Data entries
@@ -643,35 +663,9 @@
 	s2bBlockAppend(keep, i, keepSlots, counters + BC_KEPT);
 }
 
-__global__ void __launch_bounds__(128) s2bFindPairs(ShapeView s, BodyView b, const int* sortedShape, int* counters, const int* movedShapes,
-													const float4* __restrict__ nodeBox, int queryBlocks, ContactView cur, int contactCount,
-													const unsigned long long* destroyKeys, int destroyKeyCount, int* keepSlots,
-													const unsigned long long* pairHash, unsigned long long hashMask,
-													const unsigned long long* jointKeys, int jointKeyCount, unsigned long long* newKey,
-													int2* newShapes, int newCap)
-{
-	if ((int)blockIdx.x >= queryBlocks)
-	{
-		s2bCollectKeptContacts(((int)blockIdx.x - queryBlocks) * blockDim.x + threadIdx.x, cur, contactCount, s, destroyKeys,
-							   destroyKeyCount, keepSlots, counters);
-		return;
-	}
-	int n = counters[BC_LEAVES];
-	int large = min(counters[BC_LARGE_LEAVES], S2B_MAX_LARGE_LEAVES);
-	int nh = n - large;
-	int movedCount = counters[BC_MOVED];
-	int qi = blockIdx.x * blockDim.x + threadIdx.x;
-	if (qi >= movedCount)
-	{
-		return;
-	}
-	PairQuery q;
-	if (s2bMakeQuery(q, movedShapes[qi], s, b) == false)
-	{
-		return;
-	}
-	float4 boxQ = s.fat[q.shapeQ];
-
+__device__ void s2bLaneQuery(const PairQuery& q, float4 boxQ, int n, int nh, const float4* __restrict__ nodeBox,
+							 const PairRules& r)
+{
 	int offset[S2B_MAX_LEVELS], count[S2B_MAX_LEVELS];
 	int top = s2bLevels(n, nh, offset, count);
 	unsigned pending[S2B_MAX_LEVELS];
@@ -708,8 +702,7 @@
 		}
 		for (int k = 0; k < nFound; ++k)
 		{
-			s2bConsiderPair(q, sortedShape[found[k]], s, b, counters, pairHash, hashMask, jointKeys, jointKeyCount, newKey, newShapes,
-							newCap);
+			s2bConsiderPair(q, r.sortedShape[found[k]], r);
 		}
 		nFound = 0;
 	}
@@ -717,17 +710,209 @@
 	{
 		if (s2bBoxesOverlap(boxQ, nodeBox[i]))
 		{
-			s2bConsiderPair(q, sortedShape[i], s, b, counters, pairHash, hashMask, jointKeys, jointKeyCount, newKey, newShapes, newCap);
-		}
-	}
-}
-
-__global__ void s2bFindPairsLarge(ShapeView s, BodyView b, const int* leafShape, int* counters, const int* largeShapes,
-								  const unsigned long long* pairHash, unsigned long long hashMask, const unsigned long long* jointKeys,
-								  int jointKeyCount, unsigned long long* newKey, int2* newShapes, int newCap)
-{
-	int n = counters[BC_LEAVES];
-	int large = min(counters[BC_LARGE], S2B_MAX_LARGE_MOVERS);
+			s2bConsiderPair(q, r.sortedShape[i], r);
+		}
+	}
+}
+
+#define S2B_QUERY_WARPS (128 / 32)
+#define S2B_GROUP_CANDIDATES 128
+#define S2B_GROUP_STACK 64
+#define S2B_GROUP_HITS 64
+
+struct GroupQueryShared
+{
+	float4 candBox[2][S2B_GROUP_CANDIDATES];
+	int candSlot[2][S2B_GROUP_CANDIDATES];
+	PairQuery query[32];
+	int2 hits[S2B_GROUP_HITS];
+	unsigned stack[2][S2B_GROUP_STACK];
+	int levelOffset[S2B_MAX_LEVELS], levelCount[S2B_MAX_LEVELS];
+};
+
+__device__ __forceinline__ void s2bGroupHit(bool hit, int leaf, int& nHits, GroupQueryShared& g, const PairRules& r)
+{
+	int lane = threadIdx.x & 31;
+	unsigned m = __ballot_sync(0xFFFFFFFFu, hit);
+	if (hit)
+	{
+		g.hits[nHits + __popc(m & ((1u << lane) - 1u))] = make_int2(lane, leaf);
+	}
+	nHits += __popc(m);
+	if (nHits >= 32)
+	{
+		__syncwarp();
+		int2 h = g.hits[lane];
+		int rest = nHits - 32;
+		int2 later = lane < rest ? g.hits[32 + lane] : h;
+		__syncwarp();
+		if (lane < rest)
+		{
+			g.hits[lane] = later;
+		}
+		nHits = rest;
+		PairQuery q = g.query[h.x];
+		s2bConsiderPair(q, r.sortedShape[h.y], r);
+	}
+}
+
+__device__ __forceinline__ void s2bGroupQuery(const float4* __restrict__ nodeBox, const unsigned char* queryFlag, int n, int nh,
+											  const PairRules& r)
+{
+	__shared__ GroupQueryShared shared[S2B_QUERY_WARPS];
+	GroupQueryShared& g = shared[threadIdx.x >> 5];
+	int lane = threadIdx.x & 31;
+	int leaf = blockIdx.x * blockDim.x + threadIdx.x;
+	PairQuery q;
+	bool active = leaf < n && queryFlag[leaf] != 0 && s2bMakeQuery(q, r.sortedShape[leaf], r.s, r.b);
+	if (__ballot_sync(0xFFFFFFFFu, active) == 0)
+	{
+		return;
+	}
+	float4 boxQ = active ? nodeBox[leaf] : s2bEmptyBox();
+	bool inGroup = active && leaf < nh && !(isnan(boxQ.x) || isnan(boxQ.y) || isnan(boxQ.z) || isnan(boxQ.w));
+	bool alone = active && !inGroup;
+	unsigned grouped = __ballot_sync(0xFFFFFFFFu, inGroup);
+	if (grouped != 0)
+	{
+		int half = lane >> 4;
+		unsigned halfLanes = 0xFFFFu << (16 * half), below = (1u << lane) - 1u;
+		float4 u = inGroup ? boxQ : s2bEmptyBox();
+		u = s2bUnion16(u);
+		if (inGroup)
+		{
+			g.query[lane] = q;
+		}
+		if (lane == 0)
+		{
+			int top = s2bLevels(n, nh, g.levelOffset, g.levelCount);
+			g.stack[0][0] = g.stack[1][0] = (unsigned)(top + 1) << 28;
+		}
+		__syncwarp();
+
+		int depth = (grouped & halfLanes) != 0 ? 1 : 0, nCand = 0;
+		bool overflow = false;
+		while (__any_sync(0xFFFFFFFFu, depth > 0 && !overflow))
+		{
+			bool walking = depth > 0 && !overflow;
+			float4 box = s2bEmptyBox();
+			bool hit = false;
+			int childLevel = 0, child = 0;
+			if (walking)
+			{
+				unsigned entry = g.stack[half][depth - 1];
+				childLevel = (int)(entry >> 28) - 1;
+				child = (int)(entry & 0x0FFFFFFFu) * S2B_FANOUT + (lane & (S2B_FANOUT - 1));
+				if (child < g.levelCount[childLevel])
+				{
+					box = __ldg(nodeBox + g.levelOffset[childLevel] + child);
+					hit = s2bBoxesOverlap(u, box);
+				}
+			}
+			__syncwarp();
+			depth -= walking ? 1 : 0;
+			unsigned leaves = __ballot_sync(0xFFFFFFFFu, hit && childLevel == 0) & halfLanes;
+			unsigned nodes = __ballot_sync(0xFFFFFFFFu, hit && childLevel > 0) & halfLanes;
+			if (hit)
+			{
+				if (childLevel == 0)
+				{
+					int at = nCand + __popc(leaves & below);
+					if (at < S2B_GROUP_CANDIDATES)
+					{
+						g.candBox[half][at] = box;
+						g.candSlot[half][at] = child;
+					}
+				}
+				else
+				{
+					int at = depth + __popc(nodes & below);
+					if (at < S2B_GROUP_STACK)
+					{
+						g.stack[half][at] = ((unsigned)childLevel << 28) | (unsigned)child;
+					}
+				}
+			}
+			nCand += __popc(leaves);
+			depth += __popc(nodes);
+			overflow = overflow || nCand > S2B_GROUP_CANDIDATES || depth > S2B_GROUP_STACK;
+			__syncwarp();
+		}
+		if ((lane & 15) == 0 && (grouped & halfLanes) != 0)
+		{
+			atomicAdd(r.counters + BC_QUERY_GROUPS, 1);
+			atomicAdd(r.counters + (overflow ? BC_FALLBACK_GROUPS : BC_CANDIDATES), overflow ? 1 : nCand);
+		}
+		if (overflow)
+		{
+			alone = alone || inGroup;
+			inGroup = false;
+			nCand = 0;
+		}
+		int rounds = max(__shfl_sync(0xFFFFFFFFu, nCand, 0), __shfl_sync(0xFFFFFFFFu, nCand, 16));
+		int nHits = 0;
+		for (int c = 0; c < rounds; ++c)
+		{
+			bool mine = inGroup && c < nCand;
+			s2bGroupHit(mine && s2bBoxesOverlap(boxQ, g.candBox[half][c]), mine ? g.candSlot[half][c] : 0, nHits, g, r);
+		}
+		if (__any_sync(0xFFFFFFFFu, inGroup))
+		{
+			for (int i = nh; i < n; ++i)
+			{
+				s2bGroupHit(inGroup && s2bBoxesOverlap(boxQ, nodeBox[i]), i, nHits, g, r);
+			}
+		}
+		__syncwarp();
+		if (lane < nHits)
+		{
+			int2 h = g.hits[lane];
+			PairQuery hq = g.query[h.x];
+			s2bConsiderPair(hq, r.sortedShape[h.y], r);
+		}
+	}
+	if (alone)
+	{
+		s2bLaneQuery(q, boxQ, n, nh, nodeBox, r);
+	}
+}
+
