-            const float* wr = p.ray_w + c * 3;
-            return p.ray_b[c] + wr[0] * dx + wr[1] * dy + wr[2] * dz;
-        };
-        float* orow = p.xs + ((size_t)b * p.V + view) * Df;
-        float* o1 = orow + j * cw;
-#pragma unroll
-        for (int c = 0; c < SD; c += 4) {
+            float d[3], n[3];
+            spt_dir(E + SO_RAY + 3 * (sq * SJ + j), E + SO_CEN + 3 * sq, d, n);
+            st[3] = d[0]; st[4] = d[1]; st[5] = d[2];
+            st[6] = n[0]; st[7] = n[1]; st[8] = n[2];
+        }
+    }
+    __syncthreads();
+    const int n4 = nlive * (SJ * SD / 4);
+    auto where = [&](int i, int& sq, int& j, int& c) {
+        sq = i / (SJ * SD / 4);
+        const int rem = i - sq * (SJ * SD / 4);
+        j = rem >> 3;
+        c = (rem & 7) * 4;
+        return TM ? j * SS + sq : sq * SJ + j;
+    };
+    auto out_row = [&](int sq) { return p.xs + ((size_t)(b0 + sq) * p.V + view) * Df; };
+    auto pos3d = [&](auto lin, const float* st, int j, int c) -> float {
+        if constexpr (decltype(lin)::value) return spt_lin3(E + SO_P3 + 3 * c, E[SO_P3 + SP_LINB + c], st[6], st[7], st[8]);
+        else return E[SO_P3 + j * p.c3 + c];
+    };
+    auto main_run = [&](auto cfpt, auto lin) {
+        for (int i = tid; i < n4; i += NTHR) {
+            int sq, j, c;
+            const int r = where(i, sq, j, c);
+            const float4 xv = ld4(X + r * XS + c);
+            const float* st = ST + r * ST_S;
+            const float xq[4] = {xv.x, xv.y, xv.z, xv.w};
             float t[4];
 #pragma unroll
             for (int q = 0; q < 4; ++q) {
-                float y = v[c + q] * rstd * p.snorm_w[c + q] + p.snorm_b[c + q];
-                if (p.flags & MPL_F_CONF_IN_FPT) y += p.cfpt_w[c + q] * conf + p.cfpt_b[c + q];
-                t[q] = y + pos3d(c + q);
+                float y = fmaf(fmaf(st[0], -1.0f / 32.0f, xq[q]) * st[1], E[SO_NW + c + q], E[SO_NB + c + q]);
+                if constexpr (decltype(cfpt)::value) y = y + fmaf(E[SO_CW + c + q], st[2], E[SO_CB + c + q]);
+                t[q] = y + pos3d(lin, st, j, c + q);
             }
-            st4(o1 + c, float4{t[0], t[1], t[2], t[3]});
-        }
-        if (to_rays) {
-#pragma unroll
-            for (int c = 0; c < SD; c += 4) {
-                float t[4];
-#pragma unroll
-                for (int q = 0; q < 4; ++q) t[q] = ray_emb(c + q) + pos3d(SD + c + q);
-                st4(o1 + SD + c, float4{t[0], t[1], t[2], t[3]});
+            st4(out_row(sq) + j * cw + c, float4{t[0], t[1], t[2], t[3]});
+        }
+    };
+    auto ray_run = [&](auto beside, auto lin) {
+        for (int i = tid; i < n4; i += NTHR) {
+            int sq, j, c;
+            const float* st = ST + where(i, sq, j, c) * ST_S;
+            float t[4];
+#pragma unroll
+            for (int q = 0; q < 4; ++q) {
+                t[q] = spt_ray3(E + SO_RW + 3 * (c + q), E[SO_RB + c + q], st[3], st[4], st[5]);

§ **Required action**
The required output is the entries from their opening line through the line holding "long* destroyKeys, int", repeated exactly, with both end lines kept.

§ **Solution for this exercise**
@@ -643,35 +663,9 @@
 	s2bBlockAppend(keep, i, keepSlots, counters + BC_KEPT);
 }
 
-__global__ void __launch_bounds__(128) s2bFindPairs(ShapeView s, BodyView b, const int* sortedShape, int* counters, const int* movedShapes,
-													const float4* __restrict__ nodeBox, int queryBlocks, ContactView cur, int contactCount,
-													const unsigned long long* destroyKeys, int destroyKeyCount, int* keepSlots,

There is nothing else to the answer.